L’indicatore di momentum è costruito con la seguente formula: M= P-P10 dove
P = prezzo di chiusura odierno (now)
P10 = prezzo di chiusura di 10 giorni prima.
Il grafico del momentum presenta la linea di riferimento dello “0″, ma non possiede una banda di oscillazione inferiore o superiore prestabilita.
Per permettere all’analista di individuare ulteriori segnali di “limite” si ricorre spesso a metodi diversi . Quello più semplice consiste proprio nel guardare il grafico: individuando nello storico del chart i punti massimi e minimi che hanno determinato una svolta del trend.
Murphy (Technical Analisis of the futures markets) propone di normalizzare la linea del momentum dividendo il valore della linea per una costante in modo da mantenere tutti i valori tra un -1 e +1: ad esempio, dividendo l’ultimo valore del momentum per il prezzo massimo del periodo in osservazione .
L’intento è quello di stabilire una fascia in cui sono contenute la maggior parte delle escursioni dei prezzi.
Il loro superamento rivelerebbe degli eccessi a breve che il mercato potrebbe correggere altrettanto rapidamente.
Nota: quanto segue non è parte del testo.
class ConvBlock(nn.Module):

    def __init__(self, in_channels, out_channels, size=3, stride=1, pad=True):
# ... 4 lines not shown
            raise NotImplementedError("HIP conv supports 1x1/3x3, stride 1/2")
        self.sequence = nn.Sequential(OrderedDict([
            ("conv", nn.Conv2d(in_channels, out_channels, size, stride, (size - 1) // 2, bias=False)),
            ("batch_norm", nn.BatchNorm2d(out_channels)),
            ("activation", nn.LeakyReLU(0.1, inplace=True)),
        ]))
        self.in_channels, self.out_channels = in_channels, out_channels
        self.size, self.stride = size, stride

    @property
    def is_fused(self) -> bool:
        return not hasattr(self.sequence, "batch_norm")

    def folded(self):
        if self.is_fused:
            conv = self.sequence[0]
            return conv.weight.detach().float().cpu(), conv.bias.detach().float().cpu()
        conv, bn = self.sequence.conv, self.sequence.batch_norm
        return fold_conv_bn(conv.weight, conv.bias, bn.weight, bn.bias, bn.running_mean, bn.running_var, bn.eps)

    def fuse(self):
        if self.is_fused:
            return
        rest = [m for name, m in self.sequence.named_children() if name not in ("conv", "batch_norm")]
        self.sequence = nn.Sequential(fuse_conv_and_bn(self.sequence.conv, self.sequence.batch_norm), *rest)
        _STRUCT_EPOCH[0] += 1

    def _trace(self, g: engine.Recorder, x, **kw):
        return g.conv(x, self.folded(), stride=self.stride, act="leaky", name=getattr(self, "_trace_name", None), **kw)

    def forward(self, x):
        return engine.run_standalone(lambda g, s: self._trace(g, s), x)


class MaxPool(nn.Module):

    def __init__(self, size, stride):
        super().__init__()
        self.size, self.stride = size, stride

    def _trace(self, g, x):
        return g.maxpool(x, self.size, self.stride)

    def forward(self, x):
        return engine.run_standalone(lambda g, s: self._trace(g, s), x)


class ConvPoolBlock(ConvBlock):

    def __init__(self, in_channels, out_channels, conv_size=3, conv_stride=1, conv_pad=True,
                 pool_size=2, pool_stride=2):
        super().__init__(in_channels, out_channels, conv_size, conv_stride, conv_pad)
        self.sequence.add_module("max_pool", MaxPool(pool_size, pool_stride))

    @property
    def pool(self) -> MaxPool:
        return self.sequence[-1]

    def _trace(self, g, x, **kw):
        return self.pool._trace(g, super()._trace(g, x, **kw))
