void HEVM::build_plan()
{
    Context &c = *ctx;
    const size_t N = c.N;
    Plan &P = plan;
    for (u64 *b : P.handoff_bufs) (void)vm_free(b);
    P.handoff_bufs.clear();
    for (void *p : { (void *)P.d_enc_items, (void *)P.enc_arena, (void *)P.enc_scratch, (void *)P.d_enc_overflow })
        if (p) (void)vm_free(p);
    P.d_enc_items = nullptr, P.enc_arena = nullptr, P.enc_scratch = nullptr, P.d_enc_overflow = nullptr;
    P.enc_groups.clear(), P.enc_arena_bytes = P.enc_scratch_bytes = 0;
    if (P.d_cont_other) (void)vm_free(P.d_cont_other), P.d_cont_other = nullptr;
    for (void *p : { (void *)P.d_ks, (void *)P.d_mul, (void *)P.d_rs, (void *)P.d_ew, (void *)P.d_sum, (void *)P.d_sum_srcs, (void *)P.d_sumg, (void *)P.d_sumg_srcs, (void *)P.d_boot,
                     (void *)P.d_boot_rs, (void *)P.zenc, (void *)P.boot_ue, (void *)P.boot_tmp, (void *)P.boot_pt[0], (void *)P.boot_ptx[0],
                     (void *)P.boot_pt[1], (void *)P.boot_ptx[1] })
        if (p) (void)vm_free(p);
    P.d_boot = nullptr, P.d_boot_rs = nullptr, P.zenc = P.boot_ue = P.boot_tmp = nullptr;
    P.boot_pt[0] = P.boot_pt[1] = P.boot_ptx[0] = P.boot_ptx[1] = nullptr;
    P.boot_chunks.clear();
    if (P.graph_exec) (void)hipGraphExecDestroy(P.graph_exec);
    if (P.graph) (void)hipGraphDestroy(P.graph);
    P.graph_exec = nullptr, P.graph = nullptr;
    P.vals.clear(), P.pops.clear(), P.steps.clear();
    P.n_keyswitch = P.n_ntt = 0;
    P.n_hops = P.n_decomp = 0;
    const size_t nreg = ciphers.size();
    const int S = streams;
    std::vector<int> cur(nreg, -1);
    auto new_val = [&](int level, double scale) {
        Val v;
        v.level = level, v.scale = scale, v.root = (int)P.vals.size();
        P.vals.push_back(v);
// ... 863 lines not shown
        for (int pi : step_pops[s]) {
            const Pop &p = O[(size_t)pi];
            for (int v : p.srcs) st.reads.push_back(V[(size_t)V[(size_t)v].root].buf);
            st.writes.push_back(V[(size_t)V[(size_t)p.dst].root].buf);
        }
        if (st.fused_consumer >= 0 && st.h.cont == CONT_MUL)
            for (int pi : step_pops[(size_t)st.fused_consumer])
                for (int v : O[(size_t)pi].srcs) st.reads.push_back(V[(size_t)V[(size_t)v].root].buf);
        for (auto *vec : { &st.reads, &st.writes }) {
            std::sort(vec->begin(), vec->end());
            vec->erase(std::unique(vec->begin(), vec->end()), vec->end());
        }
    }
    if (!h_boot_pops.empty()) {
        const size_t nb = h_boot_pops.size(), slot = (size_t)2 * boot_tmax * N;
        DC_HIP_CHECK(vm_malloc(&P.zenc, nb * slot * sizeof(u64)));
        P.zenc_bytes = nb * slot * sizeof(u64);
        std::vector<int> order(nb);
        for (size_t i = 0; i < nb; i++) order[i] = (int)i;
        std::stable_sort(order.begin(), order.end(), [&](int a, int b) {
            return O[(size_t)h_boot_pops[(size_t)a].first].target_level < O[(size_t)h_boot_pops[(size_t)b].first].target_level;
        });
        const size_t bc = std::min<size_t>(nb, (size_t)std::max(max_batch, 1));
        const size_t cmax = (size_t)boot_tmax + 1;
        DC_HIP_CHECK(vm_malloc(&P.boot_ue, bc * 3 * cmax * N * sizeof(u64)));
        DC_HIP_CHECK(vm_malloc(&P.boot_tmp, bc * 2 * cmax * N * sizeof(u64)));
        for (int ln = 0; ln < plan_lanes; ln++) {
            DC_HIP_CHECK(vm_malloc(&P.boot_pt[ln], std::max<size_t>(need_bpt, 1) * N * sizeof(u64)));
            DC_HIP_CHECK(vm_malloc(&P.boot_ptx[ln], std::max<size_t>(need_bptx, 1) * N * sizeof(u64)));
        }
        std::vector<BootItem> h_boot(nb);
        std::vector<RsItem> h_brs(nb);
        for (size_t k = 0; k < nb;) {
            const int t = O[(size_t)h_boot_pops[(size_t)order[k]].first].target_level;
            size_t e = k;
            while (e < nb && e - k < bc && O[(size_t)h_boot_pops[(size_t)order[e]].first].target_level == t) e++;
            P.boot_chunks.push_back({ (int)k, (int)(e - k), t });
            for (size_t j = k; j < e; j++) {
                const size_t item = (size_t)order[j];
                u64 *z = P.zenc + item * slot;
                h_brs[j] = RsItem{ CtView{ P.boot_tmp + (j - k) * 2 * (size_t)(t + 1) * N, (long)(t + 1) * (long)N }, CtView{ z, (long)t * (long)N } };
// ... 13 lines not shown
            } else
                src_scale = V[(size_t)p.srcs[0]].scale;
            bi.ratio = new_scale / src_scale;
            if (p.rs_sum) {
                bi.first = (int)h_srcs.size(), bi.count = (int)p.srcs.size();
                for (size_t k = 0; k < p.srcs.size(); k++) {
                    const int pl = p.src_plain.empty() ? -1 : p.src_plain[k];
                    h_srcs.push_back(SumSrc{ view(p.srcs[k], q), pl >= 0 ? plains.at((size_t)pl).d : nullptr });
                }
            }
            if (p.rs_add >= 0) bi.add = plains.at((size_t)p.rs_add).d;
            if (p.rs_mul >= 0) bi.mul = plains.at((size_t)p.rs_mul).d;
            h_boot[item] = bi;
        }
        P.d_boot = upload(h_boot), P.d_boot_rs = upload(h_brs);
    }
    P.d_ks = upload(h_ks), P.d_mul = upload(h_mul), P.d_rs = upload(h_rs), P.d_ew = upload(h_ew), P.d_sum = upload(h_sum);
    P.h_ew = h_ew;
    P.d_sum_srcs = upload(h_srcs);
    P.d_sumg = upload(h_sumg), P.d_sumg_srcs = upload(h_sumg_srcs);
    {
        std::vector<size_t> other_first(P.steps.size(), 0);
        for (size_t ai = 0; ai < P.steps.size(); ai++) {
            Step &A = P.steps[ai];
            if (A.fused_consumer < 0) continue;
            Step &B = P.steps[(size_t)A.fused_consumer];
            const size_t items = (size_t)B.count, limbs = A.h.cont == CONT_RS ? 2 : (size_t)B.level;
            u64 *buf = nullptr;
            DC_HIP_CHECK(vm_malloc(&buf, items * limbs * N * sizeof(u64)));
            P.handoff_bufs.push_back(buf);
// ... 128 lines not shown
            b_sum(c, P.d_sum + st.first, P.d_sum_srcs, st.count, st.level, q);
        break;
    case P_NEG: b_ew(c, EwOp::Neg, P.d_ew + st.first, st.count, 2, 2, st.level, q); break;
    case P_COPY: b_ew(c, EwOp::Copy, P.d_ew + st.first, st.count, 2, 2, st.level, q); break;
    case P_MODRAISE: modraise(c, w.digits, P.h_ew.data() + st.first, st.count, st.target, q, P.d_ew + st.first); break;
    case P_MULP: b_ew(c, EwOp::Mul, P.d_ew + st.first, st.count, 2, 1, st.level, q); break;
    case P_ADDP: b_add_plain(c, P.d_ew + st.first, st.count, st.level, q); break;
    case P_BOOT: plan_boot_step(st.first, st.count, st.level, st.target, st.lane, q, st.h); break;
    }
}
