@@ -306,9 +311,9 @@
   share_assemble_kernel<T><<<GRID1D((nslot * L + BQ) * (D / NV), 256), 256, 0, c->stream>>>(qtok, lat, slot_b, slot_f, nslot, BQ, L, Cl, D, xU);
   SPA_LAUNCH_CHECK(c);
 }
-template <typename T, bool ADD>
-__global__ void share_expand_kernel(const T* __restrict__ src, const int32_t* __restrict__ slot, const int32_t* __restrict__ slot_q0, int64_t nslot,
-                                    int64_t nseq, int S, int d, const T* add, T* dst) {
+template <typename T>
+__global__ void share_expand_add_kernel(const T* __restrict__ src, const int32_t* __restrict__ slot, const int32_t* __restrict__ slot_q0, int64_t nslot,
+                                        int64_t nseq, int S, int d, const T* add, T* dst) {
   constexpr int NV = VecOf<T>::N;
   const int cpr = d / NV, L = S - 1;
   const int64_t tot = nseq * S * cpr;
@@ -317,19 +322,62 @@
     const int64_t seq = row / S; const int tkn = (int)(row - seq * S);
     const int32_t sl = slot[seq];
     const int64_t sr = tkn == 0 ? nslot * L + seq : (int64_t)sl * L + tkn - 1;
-    if constexpr (ADD) {
-      float b[NV];
-      load_vec<T, NV>(add + row * d + ch * NV, b);
-      if (tkn == 0 || slot_q0[sl] == (int32_t)seq) {
-        float a[NV];
-        load_vec<T, NV>(src + sr * d + ch * NV, a);
-#pragma unroll
-        for (int j = 0; j < NV; ++j) b[j] += a[j];
+    float b[NV];
+    load_vec<T, NV>(add + row * d + ch * NV, b);
+    if (tkn == 0 || slot_q0[sl] == (int32_t)seq) {
+      float a[NV];
+      load_vec<T, NV>(src + sr * d + ch * NV, a);
+#pragma unroll
+      for (int j = 0; j < NV; ++j) b[j] += a[j];
+    }
+    store_vec<T, NV>(dst + row * d + ch * NV, b);
+  }
+}
+template <typename T>
+__global__ __launch_bounds__(256) void share_expand_slot_kernel(const T* __restrict__ src, const int32_t* __restrict__ slot, const int32_t* __restrict__ slot_q0,
+                                                                int64_t nslot, int64_t nseq, int S, int d, T* __restrict__ dst) {
+  constexpr int NV = VecOf<T>::N, W = 1024;
+  __shared__ int32_t members[W];
+  __shared__ int32_t wcnt[4];
+  const int64_t s_ = blockIdx.x; const int L = S - 1, cpr = d / NV;
+  const int lane = threadIdx.x & 63, wv = threadIdx.x >> 6;
+  const T* srow = src + s_ * L * d;
+  const int64_t nit = (int64_t)L * cpr;
+  for (int64_t c0 = slot_q0[s_]; c0 < nseq; c0 += W) {
+    int nm = 0;
+    for (int r = 0; r < W; r += 256) {
+      const int64_t q = c0 + r + threadIdx.x;
+      const bool mine = q < nseq && slot[q] == (int32_t)s_;
+      const unsigned long long m = __ballot(mine);
+      if (lane == 0) wcnt[wv] = __popcll(m);
+      __syncthreads();
+      int pre = nm;
+      for (int w2 = 0; w2 < wv; ++w2) pre += wcnt[w2];
+      if (mine) members[pre + __popcll(m & ((1ull << lane) - 1ull))] = (int32_t)q;
+      nm += wcnt[0] + wcnt[1] + wcnt[2] + wcnt[3];
+      __syncthreads();
+    }
+    if (nm == 0) continue;
+    int64_t i = threadIdx.x;
+    for (; i + 768 < nit; i += 1024) {
+      uint4 v[4];
+#pragma unroll
+      for (int k = 0; k < 4; ++k) v[k] = *(const uint4*)(srow + (i + k * 256) * NV);
+      for (int m = 0; m < nm; ++m) {
+        T* drow = dst + ((int64_t)members[m] * S + 1) * d;
+#pragma unroll
+        for (int k = 0; k < 4; ++k) *(uint4*)(drow + (i + k * 256) * NV) = v[k];
       }
-      store_vec<T, NV>(dst + row * d + ch * NV, b);
-    } else {
-      *(uint4*)(dst + row * d + ch * NV) = *(const uint4*)(src + sr * d + ch * NV);
-    }
+    }
+    for (; i < nit; i += 256) {
+      const uint4 v = *(const uint4*)(srow + i * NV);
+      for (int m = 0; m < nm; ++m) *(uint4*)(dst + ((int64_t)members[m] * S + 1) * d + i * NV) = v;
+    }
+    for (int t = threadIdx.x; t < nm * cpr; t += 256) {
+      const int m = t / cpr, ch = t - m * cpr; const int64_t seq = members[m];
+      *(uint4*)(dst + seq * S * d + ch * NV) = *(const uint4*)(src + (nslot * L + seq) * d + ch * NV);
+    }
+    __syncthreads();
   }
 }
 template <typename T>
@@ -337,10 +385,43 @@
   if (c->dry || nseq == 0) return;
   constexpr int NV = VecOf<T>::N;
   if (d % NV) { if (!c->hip_err) { c->hip_err = -5; c->err = "share expand: row width must be a multiple of 16 bytes"; } return; }
-  const dim3 g = GRID1D(nseq * S * (d / NV), 256);
-  if (add) share_expand_kernel<T, true><<<g, 256, 0, c->stream>>>(src, slot, slot_q0, nslot, nseq, S, d, add, dst);
-  else share_expand_kernel<T, false><<<g, 256, 0, c->stream>>>(src, slot, slot_q0, nslot, nseq, S, d, nullptr, dst);
+  if (add) share_expand_add_kernel<T><<<GRID1D(nseq * S * (d / NV), 256), 256, 0, c->stream>>>(src, slot, slot_q0, nslot, nseq, S, d, add, dst);
+  else if (nslot > 0) share_expand_slot_kernel<T><<<(unsigned)nslot, 256, 0, c->stream>>>(src, slot, slot_q0, nslot, nseq, S, d, dst);
   SPA_LAUNCH_CHECK(c);
+}
+template <typename T, int K, int NP>
+__device__ __forceinline__ void share_add_rows(const T* const (&p)[NP], const int32_t* mem, int64_t mstride, float (&acc)[NP][VecOf<T>::N]) {
+  constexpr int NV = VecOf<T>::N;
+  float v[NP][K][NV];
+#pragma unroll
+  for (int k = 0; k < K; ++k)
+#pragma unroll
+    for (int r = 0; r < NP; ++r) load_vec<T, NV>(p[r] + mem[k] * mstride, v[r][k]);
+#pragma unroll
+  for (int r = 0; r < NP; ++r)
+#pragma unroll
+    for (int k = 0; k < K; ++k)
+#pragma unroll
+      for (int j = 0; j < NV; ++j) acc[r][j] += v[r][k][j];
+}
+template <typename T, int NP>
+__device__ __forceinline__ void share_reduce_chunks(const T* src0, const int32_t* members, int nm, int64_t mstride, int i, int cpr, int d, T* dst0) {
+  constexpr int NV = VecOf<T>::N;
+  const T* p[NP]; float acc[NP][NV]; int64_t o[NP];
+#pragma unroll
+  for (int r = 0; r < NP; ++r) {
+    const int ii = i + 256 * r, n = ii / cpr, ch = ii - n * cpr;
+    o[r] = (int64_t)n * d + ch * NV; p[r] = src0 + o[r];
+#pragma unroll
+    for (int j = 0; j < NV; ++j) acc[r][j] = 0.f;
+  }
+  int m = 0;
+  for (; m + 3 < nm; m += 4) share_add_rows<T, 4, NP>(p, members + m, mstride, acc);
+  if (nm - m == 3) share_add_rows<T, 3, NP>(p, members + m, mstride, acc);
+  else if (nm - m == 2) share_add_rows<T, 2, NP>(p, members + m, mstride, acc);
+  else if (nm - m == 1) share_add_rows<T, 1, NP>(p, members + m, mstride, acc);
+#pragma unroll
+  for (int r = 0; r < NP; ++r) store_vec<T, NV>(dst0 + o[r], acc[r]);
 }
 template <typename T>
 __global__ __launch_bounds__(256) void share_reduce_kernel(const T* __restrict__ src, const int32_t* __restrict__ slot, const int32_t* __restrict__ slot_b,
@@ -367,19 +448,11 @@
   if (threadIdx.x == 0) nmem = base;
   __syncthreads();
   const int nm = nmem;
-  for (int i = threadIdx.x; i < L * cpr; i += 256) {
-    const int n = i / cpr, ch = i - n * cpr;
-    float acc[NV];
-#pragma unroll
-    for (int j = 0; j < NV; ++j) acc[j] = 0.f;
-    for (int m = 0; m < nm; ++m) {
-      float v[NV];
-      load_vec<T, NV>(src + (((int64_t)b * Q + members[m]) * S + 1 + n) * d + ch * NV, v);
-#pragma unroll
-      for (int j = 0; j < NV; ++j) acc[j] += v[j];
-    }
-    store_vec<T, NV>(dstU + (s_ * L + n) * d + ch * NV, acc);
-  }
+  const T* src0 = src + ((int64_t)b * Q * S + 1) * d;
+  T* dst0 = dstU + s_ * L * d;
+  int i = threadIdx.x;
+  for (; i + 256 < L * cpr; i += 512) share_reduce_chunks<T, 2>(src0, members, nm, (int64_t)S * d, i, cpr, d, dst0);
+  for (; i < L * cpr; i += 256) share_reduce_chunks<T, 1>(src0, members, nm, (int64_t)S * d, i, cpr, d, dst0);
 }
 template <typename T>
 void k_share_reduce(spa3d_ctx* c, const T* src, const int32_t* slot, const int32_t* slot_b, int64_t nslot, int64_t nseq, int Q, int S, int d, T* dstU) {
@@ -412,36 +485,63 @@
     seq[i] = v;
   }
 }
-template <typename T>
-__global__ void assemble_vec_kernel(const T* __restrict__ qtok, const T* __restrict__ lat, const int32_t* __restrict__ qframe, unsigned nchunk,
-                                    int Q, int L, int Cl, int D, T* __restrict__ seq) {
-  constexpr int NV = VecOf<T>::N;
-  const unsigned cpr = (unsigned)D / NV;
-  for (unsigned i = blockIdx.x * 256u + threadIdx.x; i < nchunk; i += gridDim.x * 256u) {
-    const unsigned row = i / cpr; const int j = (int)(i - row * cpr) * NV;
-    const unsigned bq = row / (unsigned)(L + 1); const int tkn = (int)(row - bq * (unsigned)(L + 1));
-    float v[NV];
-    if (tkn == 0) load_vec<T, NV>(qtok + (int64_t)bq * D + j, v);
-    else {
-      const unsigned b = bq / (unsigned)Q;
-      const T* lr = lat + ((int64_t)b * L + (tkn - 1)) * Cl;
-      if (j < Cl) load_vec<T, NV>(lr + j, v);
+template <typename T, bool NT>
+__global__ __launch_bounds__(256) void assemble_rows_kernel(const T* __restrict__ qtok, const T* __restrict__ lat, const int32_t* __restrict__ qframe,
+                                                            int64_t nrows, int Q, int L, int Cl, int D, T* __restrict__ seq) {
+  constexpr int NV = VecOf<T>::N;
+  const int cpr = D / NV, cm = (Cl < D ? Cl : D) / NV, S = L + 1, lane = threadIdx.x & 63;
+  const int wv = __builtin_amdgcn_readfirstlane((int)(threadIdx.x >> 6));
+  const int64_t r0 = ((int64_t)blockIdx.x * 4 + wv) * 4;
+  if (r0 >= nrows) return;
+  const int nr = (int)std::min<int64_t>(4, nrows - r0);
+  int64_t bq = r0 / S; int tkn = (int)(r0 - bq * S);
+  const T* sp[4]; int wb[4]; bool tok0[4];
+#pragma unroll
+  for (int k = 0; k < 4; ++k) {
+    if (k < nr) {
+      tok0[k] = tkn == 0;
+      sp[k] = tok0[k] ? qtok + bq * D : lat + ((bq / Q) * L + (tkn - 1)) * Cl;
+      wb[k] = tok0[k] ? 0 : 5 * qframe[bq];
+      if (++tkn == S) { tkn = 0; ++bq; }
+    } else { sp[k] = sp[0]; wb[k] = wb[0]; tok0[k] = tok0[0]; }
+  }
+  T* dp = seq + r0 * D;
+  if (nr == 4) {
+    for (int ch = lane; ch < cm; ch += 64) {
+      uint4 v[4];
+#pragma unroll
+      for (int k = 0; k < 4; ++k) v[k] = *(const uint4*)(sp[k] + ch * NV);
+#pragma unroll
+      for (int k = 0; k < 4; ++k) store16<NT>(dp + (int64_t)k * D + ch * NV, v[k]);
+    }
+  } else {
+    for (int k = 0; k < nr; ++k)
+      for (int ch = lane; ch < cm; ch += 64) *(uint4*)(dp + (int64_t)k * D + ch * NV) = *(const uint4*)(sp[k] + ch * NV);
+  }
+#pragma unroll
+  for (int k = 0; k < 4; ++k) {
+    if (k >= nr) break;
+    for (int ch = cm + lane; ch < cpr; ch += 64) {
+      T* o = dp + (int64_t)k * D + ch * NV;
+      if (tok0[k]) *(uint4*)o = *(const uint4*)(sp[k] + ch * NV);
       else {
-        const int base = j - Cl + 5 * qframe[bq];
-#pragma unroll
-        for (int e = 0; e < NV; ++e) { const int cc = base + e; v[e] = (cc >= 0 && cc < Cl) ? ld(lr + cc) : 0.f; }
+        const int base = (ch - cm) * NV + wb[k];
+        float v[NV];
+#pragma unroll
+        for (int e = 0; e < NV; ++e) { const int cc = base + e; v[e] = (cc >= 0 && cc < Cl) ? ld(sp[k] + cc) : 0.f; }
+        store_vec<T, NV>(o, v);
       }
     }
-    store_vec<T, NV>(seq + (int64_t)row * D + j, v);
   }
 }
 template <typename T>
 void k_assemble_readout(spa3d_ctx* c, const T* qtok, const T* lat, const int32_t* qframe, int64_t B, int Q, int L, int Cl, int D, T* seq) {
   if (c->dry || B == 0) return;
   constexpr int NV = VecOf<T>::N;
-  const int64_t nchunk = B * Q * (L + 1) * (D / NV);
-  if (D % NV == 0 && Cl % NV == 0 && nchunk < 0x7fffffffLL && ((((uintptr_t)qtok) | ((uintptr_t)lat) | ((uintptr_t)seq)) & 15) == 0) {
-    assemble_vec_kernel<T><<<GRID1D(nchunk, 256), 256, 0, c->stream>>>(qtok, lat, qframe, (unsigned)nchunk, Q, L, Cl, D, seq);
+  const int64_t nrows = B * Q * (L + 1);
+  if (D % NV == 0 && Cl % NV == 0 && nrows / 16 < 0x7fffffffLL && ((((uintptr_t)qtok) | ((uintptr_t)lat) | ((uintptr_t)seq)) & 15) == 0) {
+    if ((double)nrows * D * sizeof(T) >= 512.0 * 1024 * 1024) assemble_rows_kernel<T, true><<<(unsigned)cdiv(nrows, 16), 256, 0, c->stream>>>(qtok, lat, qframe, nrows, Q, L, Cl, D, seq);
+    else assemble_rows_kernel<T, false><<<(unsigned)cdiv(nrows, 16), 256, 0, c->stream>>>(qtok, lat, qframe, nrows, Q, L, Cl, D, seq);
   } else {
     assemble_kernel<T><<<GRID1D(B * Q * (L + 1) * D, 256), 256, 0, c->stream>>>(qtok, lat, qframe, B * Q, Q, L, Cl, D, seq);
   }
@@ -470,12 +570,87 @@
     if (ACC) dlat[i] += s; else dlat[i] = s;
   }
 }
+__device__ __forceinline__ float2 load_pair(const float* p) { return *(const float2*)p; }
+__device__ __forceinline__ float2 load_pair(const bf16_t* p) { const unsigned u = *(const unsigned*)p; return make_float2(unpack_lo(u), unpack_hi(u)); }
+template <typename T, bool ACC>
+__global__ __launch_bounds__(1024) void assemble_bwd_lat_vec_kernel(const T* __restrict__ dseq, const int32_t* __restrict__ qframe, int Q, int L, int Cl,
+                                                                    int D, float* __restrict__ dlat) {
+  constexpr int NV = VecOf<T>::N, U = 8;
+  extern __shared__ float win[];
+  const int64_t bn = blockIdx.x, b = bn / L; const int n = (int)(bn - b * L);
+  const int tid = threadIdx.x, nmain = blockDim.x - 64;
+  for (int i = tid; i < Cl; i += blockDim.x) win[i] = 0.f;
+  __syncthreads();
+  const int64_t qstride = (int64_t)(L + 1) * D;
+  const T* r0 = dseq + (b * Q * (L + 1) + 1 + n) * D;
+  float acc[NV];
+#pragma unroll
+  for (int j = 0; j < NV; ++j) acc[j] = 0.f;
+  if (tid < nmain) {
+    if (tid * NV < Cl) {
+      const T* p = r0 + tid * NV;
+      int q = 0;
+      for (; q + U <= Q; q += U) {
+        float v[U][NV];
+#pragma unroll
+        for (int u = 0; u < U; ++u) load_vec<T, NV>(p + (q + u) * qstride, v[u]);
+#pragma unroll
+        for (int u = 0; u < U; ++u)
+#pragma unroll
+          for (int j = 0; j < NV; ++j) acc[j] += v[u][j];
+      }
+      for (; q < Q; ++q) {
+        float v[NV]; load_vec<T, NV>(p + q * qstride, v);
+#pragma unroll
+        for (int j = 0; j < NV; ++j) acc[j] += v[j];
+      }
+    }
+  } else {
+    const int32_t* fr = qframe + b * Q;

Il momentum come oscillatore è disponibile nei più comuni programmi di analisi tecnica. Esso è usato con le medesime caratteristiche di un “trend following oscillator”, molto simile al macd:
Il segnale di acquisto (BUY) scatta quando l’indicatore supera dal basso la linea dello “0″.
Quello di vendita (SELL) quando l’indicatore perfora dall’alto la linea dello “0″.